I feel this is wrong but as I stated I am being backed into a corner. If someone has documentation to support how wrong it is to mock up existing documentation as an example of what would support the billing they want to do I would greatly appreciate it. I keep telling them they are approaching this backwards. They need to document what was done and code based on that, not change documentation to match coding. I don't have a problem helping them improve documentation, I have a problem telling them to improve it in a way to support incorrect coding practices that are already in place.

Thanks

Laura, CPC, CEMC


----------



## FTessaBartels (Oct 26, 2009)

*Private message*

Laura,
I'm sending you a PM.
Tessa


----------



## JMeggett (Oct 26, 2009)

*PA-C documentation*

I too feel that just stating at top of Op note that a PA assisted is inadequate.  But I've researched quite extensively and cannot find anything anywhere that states anything more than that needs to be in the documentation.  I even asked a reputable PA-C on the Ortho blog thru DecisionHealth and he said that just listing the Assistant Surgeon: (name)PA-C is sufficient.     Laura, if you find out anything more I would love to hear!  

Jenna


----------



## LLovett (Oct 27, 2009)

There are carriers out there that have very specific guidelines on what they want to see.

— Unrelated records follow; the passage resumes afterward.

#define MI3D_ENTRY_UNPACK()                                                                                          \
    do {                                                                                                             \
        const unsigned cell_ = (unsigned)ix, km_ = (unsigned)k;                                                      \
        ix = (int)(cell_ & 0xffffu); iy = (int)(cell_ >> 16);                                                        \
        k = (int)(km_ & 0xffffu);                                                                                    \
        mode = ((km_ >> 16) & 0x7fffu) == (unsigned)M_FLY ? M_SETUP : M_UNIF;                                        \
        if (COUNT && (km_ >> 31)) cnt.steps++;                  \
    } while (0)
#define MI3D_TICK(slot) MI3D_DIAG_TICK(COUNT, cnt, tick, slot)
#define MI3D_TICKC(slot, census_slot) MI3D_FPC_TICK(COUNT, cnt, tick, slot, census_slot)
    long long tick = COUNT ? clock64() : 0; (void)tick;
    unsigned pass_ctr = 0;
    for (;;) {
        if (win_on) {
            my_pass++;
            asm volatile("" ::: "memory");
            if ((threadIdx.x & 63) == 0) __hip_atomic_store(wctl + 8 + wave_w, my_pass, __ATOMIC_RELAXED, __HIP_MEMORY_SCOPE_WORKGROUP);
            asm volatile("" ::: "memory");
            const unsigned o_ = (unsigned)__builtin_amdgcn_readfirstlane((int)__hip_atomic_load(wctl, __ATOMIC_RELAXED, __HIP_MEMORY_SCOPE_WORKGROUP));
            asm volatile("" ::: "memory");
            worg = o_ == kWinNone ? 0x80008000u : o_;
            worg2 = o_ == kWinNone ? 0x80008000u : (((o_ & 0xffffu) - (unsigned)S.nxr) & 0xffffu) | (((o_ >> 16) - (unsigned)S.nyr) << 16);
        }
        MI3D_MARK("A");
        for (;;) {
            const bool flying = (mode == M_FLY);
            const int nfly = __popcll(__ballot(flying));
            if (nfly == 0) break;
            if (nfly < (EMIT ? MI3D_LEAN_THRESH_EMIT : MI3D_LEAN_THRESH) && __ballot(mode != M_FLY && mode != M_DONE) != 0ull) break;
            if (COUNT) { cnt.a_slots++; if (flying) cnt.a_lanes++; }
            if (flying) {
                const float tn = fminf(fminf(tx, ty), tz);
                const float dtau = rec.x * (tn - t);
                if (COUNT) { cnt.steps++; cnt.steps3d++; }
                MI3D_DIAG_CLEAR_STEP(COUNT, cnt, rec.z, dtau >= rem);
                if (dtau >= rem) mode = M_COLL;
                else {
                    rem -= dtau;
                    t = tn;
                    const bool zf = (tz == tn), xf = !zf && (tx == tn), yf = !zf && !xf;
                    const int cx = ix + stepx, cy = iy + stepy;
                    const int cxw = (unsigned)cx >= (unsigned)S.nx ? wrapx : cx, cyw = (unsigned)cy >= (unsigned)S.ny ? wrapy : cy;
                    ix = xf ? cxw : ix;
                    iy = yf ? cyw : iy;
                    const float txn = fmaf(S.dx, iux, tx), tyn = fmaf(S.dy, iuy, ty);
                    tx = xf ? txn : tx;
                    ty = yf ? tyn : ty;
                    if (zf) {
                        k += uz > 0.0f ? 1 : -1;
                        const float4 Ln = lay4[k * kL4];
                        tz = fmaf(Ln.x, iuz, tz);
                        if (!(__float_as_int(Ln.w) & kLayStep3d)) mode = M_UNIFW;
                    }
                    if (mode == M_FLY) rec = VREC(ix, iy, k);
                }
            }
        }

        MI3D_TICK(0);
        MI3D_MARK("BSCHED");
        if (COUNT) { cnt.b_slots++; if (mode != M_FLY && mode != M_DONE) cnt.b_lanes++; }
        bool full_ = MI3D_LEAN_FAST_PASS <= 1 || ((pass_ctr++ % (unsigned)(MI3D_LEAN_FAST_PASS)) == 0u) || __ballot(mode == M_COLL) == 0ull;
        if (MI3D_LEAN_RARE_T > 0 && !full_) full_ = __popcll(__ballot(mode != M_FLY && mode != M_DONE && mode != M_COLL)) >= MI3D_LEAN_RARE_T;
        const bool full = full_;
        MI3D_FPC(COUNT, cnt, 1, le_steps, !full && mode != M_FLY && mode != M_DONE && mode != M_COLL);
        MI3D_FPC(COUNT, cnt, 1, le_steps3d, full);

        MI3D_MARK("C");
        bool fastc = (mode == M_COLL);
        float c_kstot = 0.0f, c_ks1 = 0.0f;
        if (fastc) {
            const float4 L = lay4[k * kL4];
            const LayerRec &Lk = lay[k];
            const float ks1 = Lk.ks1d[0];
            const float ibt = frcp(rec.x);
            const float tc = fmaf(rem, ibt, t);
            const float ax = __builtin_amdgcn_fmed3f((tx - tc) * floor_abs(ux), 0.0f, S.dx);
            const float ay = __builtin_amdgcn_fmed3f((ty - tc) * floor_abs(uy), 0.0f, S.dy);
            const float az = __builtin_amdgcn_fmed3f((tz - tc) * floor_abs(uz), 0.0f, L.x);
            px = ux > 0.0f ? S.dx - ax : ax;
            py = uy > 0.0f ? S.dy - ay : ay;
            pz = uz > 0.0f ? L.x - az : az;
            if (COUNT) cnt.scatter++;
            const float ks3 = rec.z;
            float kstot = ks1 + ks3;
            if (GEN && !ray1) for (int ip = 1; ip < np1d; ++ip) kstot += Lk.ks1d[ip];
            if (two3) {
                const float2 cs = cold->csca[((unsigned)(iy * S.nx + ix) * (unsigned)S.nz3 + (unsigned)(k - S.k3lo)) * 2u + 1u];
// ... 281 lines not shown
            if (kind != E_LAUNCH) direct = false;
            if (!(w > 0.0f)) { if (COUNT) cnt.absorbed++; mode = M_NEED; }
            else {
                mode = M_DRAW;
                if (w < S.wmin) { if (COUNT) cnt.roulette++; mode = M_DRAWR; }
            }
        }

        MI3D_TICKC(4, 1);
        MI3D_MARK("B6");
        if (mode == M_DRAW || mode == M_DRAWR || mode == M_DRAWL) {
            float r0, r1, r2, r3;
            draw4_fast<!EMIT>(seed, PHOTON_ID(), draw++, r0, r1, r2, r3);
            if (mode == M_DRAW) {
                rem = -0.69314718f * __builtin_amdgcn_logf(r0);
                u1 = r1; u2 = r2; u3 = r3;
                mode = (lay[k].flags & kLayStep3d) ? M_SETUP : M_UNIF;
                MI3D_FPC(COUNT, cnt, 1, flux_tally, mode == M_UNIF);
            } else if (mode == M_DRAWR) {
                MI3D_FPC(COUNT, cnt, 1, flux_tally, r0 * S.wfac < w);
                if (r0 * S.wfac < w) { w = S.wfac; mode = M_DRAW; }
                else { if (COUNT) cnt.killed++; mode = M_NEED; }
            } else {
                float x = r0 * cold->Lx, y = r1 * cold->Ly;
                if (x >= cold->Lx) x = 0.0f;
                if (y >= cold->Ly) y = 0.0f;
                ix = min((int)(x * cold->inv_dx), S.nx - 1);
                iy = min((int)(y * cold->inv_dy), S.ny - 1);
                px = fminf(fmaxf(x - (float)ix * S.dx, 0.0f), S.dx);
                py = fminf(fmaxf(y - (float)iy * S.dy, 0.0f), S.dy);
                k = S.nz - 1;
                pz = lay[k].dz;
                ux = cold->sdx; uy = cold->sdy; uz = cold->sdz;
                u2 = 1.0f - r2 * (1.0f - cold->cos_cone);
                u3 = r3;
                w = 1.0f;
                direct = true;
                kind = E_LAUNCH;
                mode = M_FINISH;
            }
        }
        MI3D_TICKC(5, 1);

        MI3D_MARK("B4");
        MI3D_FPC(COUNT, cnt, 2, flux_tally, mode == M_NEED);
        const bool ended = mode == M_NEED && draw != 0;
        nphot_wave += (unsigned)__popcll(__ballot(ended));
        if (ended) draw = 0;
        bool took = false;
        for (;;) {
            const unsigned long long need = __ballot(mode == M_NEED);
            if (need == 0ull) break;
            if (pool_left == 0u) {
                const int leader = __ffsll((long long)need) - 1;
                bool got = false;
                while (victim < 8u) {
                    const unsigned x = (xcc + victim) & 7u;
                    const unsigned long long lo = (nphoton * x) >> 3, hi = (nphoton * (x + 1u)) >> 3;
                    const unsigned piece = (unsigned)(hi - lo);
                    unsigned long long b = 0;
                    if ((int)(threadIdx.x & 63) == leader) b = atomicAdd(cold->next_photon + x * kCtrStride, (unsigned long long)kChunk);
                    const unsigned b32 = (unsigned)__builtin_amdgcn_readlane((int)b, leader);
                    if (b32 < piece) {
                        pool_next = (unsigned)lo + b32;
                        pool_left = min(piece - b32, (unsigned)kChunk);
                        got = true;
                        break;
                    }
                    victim++;
                }
                if (!got) {
                    if (mode == M_NEED) mode = M_DONE;
                    break;
                }
            }
            const unsigned rank = __builtin_amdgcn_mbcnt_hi((unsigned)(need >> 32), __builtin_amdgcn_mbcnt_lo((unsigned)need, 0u));
            const unsigned take = min((unsigned)__popcll(need), pool_left);
            if (mode == M_NEED && rank < pool_left) {
                const uint32_t *order = sgpr_ptr(cold->order);
                const float4 *entry = sgpr_ptr(cold->entry);
                lid = order ? glb_load_u32(order + pool_next, rank * 4u) : pool_next + rank;
                if (entry) {
                    const unsigned j = (pool_next & 63u) + rank;
                    const float4 *eb = entry + (size_t)(pool_next >> 6) * (size_t)(64 * kEntryF4);
                    const unsigned eo = ((j >> 6) * (unsigned)(64 * kEntryF4) + (j & 63u)) * 16u;
                    const float4 q0 = glb_load_f4<MI3D_ENTRY_NT_LOAD != 0>(eb, eo), q1 = glb_load_f4<MI3D_ENTRY_NT_LOAD != 0>(eb, eo + 1024u), q2 = glb_load_f4<MI3D_ENTRY_NT_LOAD != 0>(eb, eo + 2048u);
                    px = q0.x; py = q0.y; pz = q0.z; rem = q0.w;
                    ux = q1.x; uy = q1.y; uz = q1.z; u1 = q1.w;
                    u2 = q2.x; u3 = q2.y;
                    ix = __float_as_int(q2.z); k = __float_as_int(q2.w);
                    mode = M_ENTRY;
                    w = 1.0f; direct = true; draw = 2;
                    kind = E_LAUNCH;
#if !MI3D_LEAN_B4_DEFER
                    MI3D_ENTRY_UNPACK();
#endif
                } else {
                    draw = 0;
                    mode = M_DRAWL;
                }
            }
            took = true;
            pool_next += take; pool_left -= take;
        }
        MI3D_TICKC(-1, 3);
        if (ended && pend_pix >= 0) { RAD_TALLY(pend_pix, pend_val); pend_pix = -1; }
        if (win_on) {
            const bool lane0 = (threadIdx.x & 63) == 0;
            if (WLDS(2) == wave_w + 1u) {
                bool clear = true;
                for (unsigned q = 0; q < NW; ++q) {
                    const unsigned c = WLDS(8 + q);
                    if (q != wave_w && !(c != WLDS(8 + NW + q) || c == kWinNone)) clear = false;
                }
                if (clear) {
                    win_flush();
                    const unsigned pos = WLDS(6);
                    const uint32_t *tend = sgpr_ptr(cold->tile_end);
                    const int ntile = __builtin_amdgcn_readfirstlane(cold->win_ntile);
                    int t = 0;
                    for (int j = 0; j < ntile; j += 64) {
                        const int q = j + (int)(threadIdx.x & 63);
                        t += __popcll(__ballot(q < ntile && tend[q] <= pos));
                    }
                    t = min(t, ntile - 1);
                    const unsigned lo = t > 0 ? tend[t - 1] : 0u, hi = tend[t];
                    const int ntx = cold->win_ntx, tc = cold->win_tc;
                    const int ty = t / ntx, tb = t - ty * ntx, tx = (ty & 1) ? ntx - 1 - tb : tb;
                    int ox = tx * tc + (int)(cold->win_off & 0xffffu), oy = ty * tc + (int)(cold->win_off >> 16);
                    while (ox >= S.nxr) ox -= S.nxr;
                    while (oy >= S.nyr) oy -= S.nyr;
                    if (lane0) {
                        WST(4, lo); WST(5, hi);
                        WST(1, (unsigned)ox | ((unsigned)oy << 16));
                        WST(0, (unsigned)ox | ((unsigned)oy << 16));
                        WST(2, 0u);
                    }
                }
            } else if (took) {
                const unsigned pos = pool_next - 1u;
                if ((pos < WLDS(4) || pos >= WLDS(5)) && WLDS(2) == 0u) {
                    unsigned won = 0u;
                    if (lane0) won = atomicCAS(wctl + 2, 0u, wave_w + 1u) == 0u ? 1u : 0u;
                    won = (unsigned)__builtin_amdgcn_readfirstlane((int)won);
                    if (won) {
                        if (lane0) {
                            WST(0, kWinNone);
                            for (unsigned q = 0; q < NW; ++q) WST(8 + NW + q, WLD(8 + q));
                            WST(6, pos);
                        }
                    }
                }
            }
        }
        if (mode == M_ENTRY) MI3D_ENTRY_UNPACK();
        MI3D_TICKC(3, 5);

        MI3D_MARK("B7");
        if (mode == M_SETUP) {
            const float4 L = lay4[k * kL4];
            iux = frcp(floor_abs(ux)); iuy = frcp(floor_abs(uy)); iuz = frcp(floor_abs(uz));
            tx = (ux > 0.0f ? S.dx - px : px) * iux;
            ty = (uy > 0.0f ? S.dy - py : py) * iuy;
            tz = (uz > 0.0f ? L.x - pz : pz) * iuz;
            t = 0.0f;
            const bool ipa = IPA_NOW();
            stepx = ipa ? 0 : (ux > 0.0f ? 1 : -1);
            stepy = ipa ? 0 : (uy > 0.0f ? 1 : -1);
            wrapx = ux > 0.0f ? 0 : S.nx - 1; wrapy = uy > 0.0f ? 0 : S.ny - 1;
            rec = VREC(ix, iy, k);
            mode = M_FLY;
        }
        MI3D_TICKC(5, 1);
        }

        MI3D_MARK("END");
        if (__ballot(mode != M_DONE) == 0ull) break;
    }
#undef MI3D_TICK
#undef MI3D_TICKC
#undef MI3D_ENTRY_UNPACK
    if (win_on) {
        unsigned nd = 0u;
        if ((threadIdx.x & 63) == 0) { WST(8 + wave_w, kWinNone); nd = atomicAdd(wctl + 3, 1u); }
        nd = (unsigned)__builtin_amdgcn_readfirstlane((int)nd);
        if (nd == NW - 1u) win_flush();
    }

    if (EMIT) {
        for (unsigned long long q = ev_lo + (threadIdx.x & 63); q < ev_hi; q += 64)
            if (q < (unsigned long long)S.cold->ev_cap) S.cold->ev_list[ev_list_f4(S.cold->ev_cap) * xcc + ev_index((unsigned)q)] = make_float4(0.0f, 0.0f, 0.0f, 0.0f);
    }
    {
        uint32_t vals[24] = {(threadIdx.x & 63) == 0 ? nphot_wave : 0u, cnt.steps, cnt.steps3d, cnt.scatter, cnt.surface, cnt.le_rays,
                             cnt.le_steps, cnt.le_steps3d, cnt.le_column, cnt.flux_tally, cnt.roulette,
                             cnt.killed, cnt.escaped, cnt.absorbed, cnt.a_lanes, cnt.a_slots, cnt.b_lanes, cnt.b_slots,
                             cnt.cyc[0], cnt.cyc[1], cnt.cyc[2], cnt.cyc[3], cnt.cyc[4], cnt.cyc[5]};
        const int ncnt = COUNT ? 24 : 1;
        for (int q = 0; q < ncnt; ++q) {
            unsigned long long v = vals[q];
            for (int off = 32; off > 0; off >>= 1) v += __shfl_down(v, off, 64);
            if ((threadIdx.x & 63) == 0 && v) atomicAdd(&S.cold->counters[q], v);
        }
    }
#undef IPA_NOW
#undef VREC
#undef PHOTON_ID
}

Example Blue Cross and Blue Shield of Alabama

http://www.bcbsal.org/providers/manuals/providerManual/guidelinesForAssitantSurgeonClaims.cfm

AAOS has a fairly nice document about it as well,

http://www2.aaos.org/aaos/archives/bulletin/aug06/coding.asp

"The surgeon of record is responsible for identifying the presence of the assistant surgeon or assistant at surgery and the work performed."

The above is from the prior link, they clearly state you need more than just their name in saying they must identify the work performed.

This is one for a health plan that is processing based on Medicare guidelines.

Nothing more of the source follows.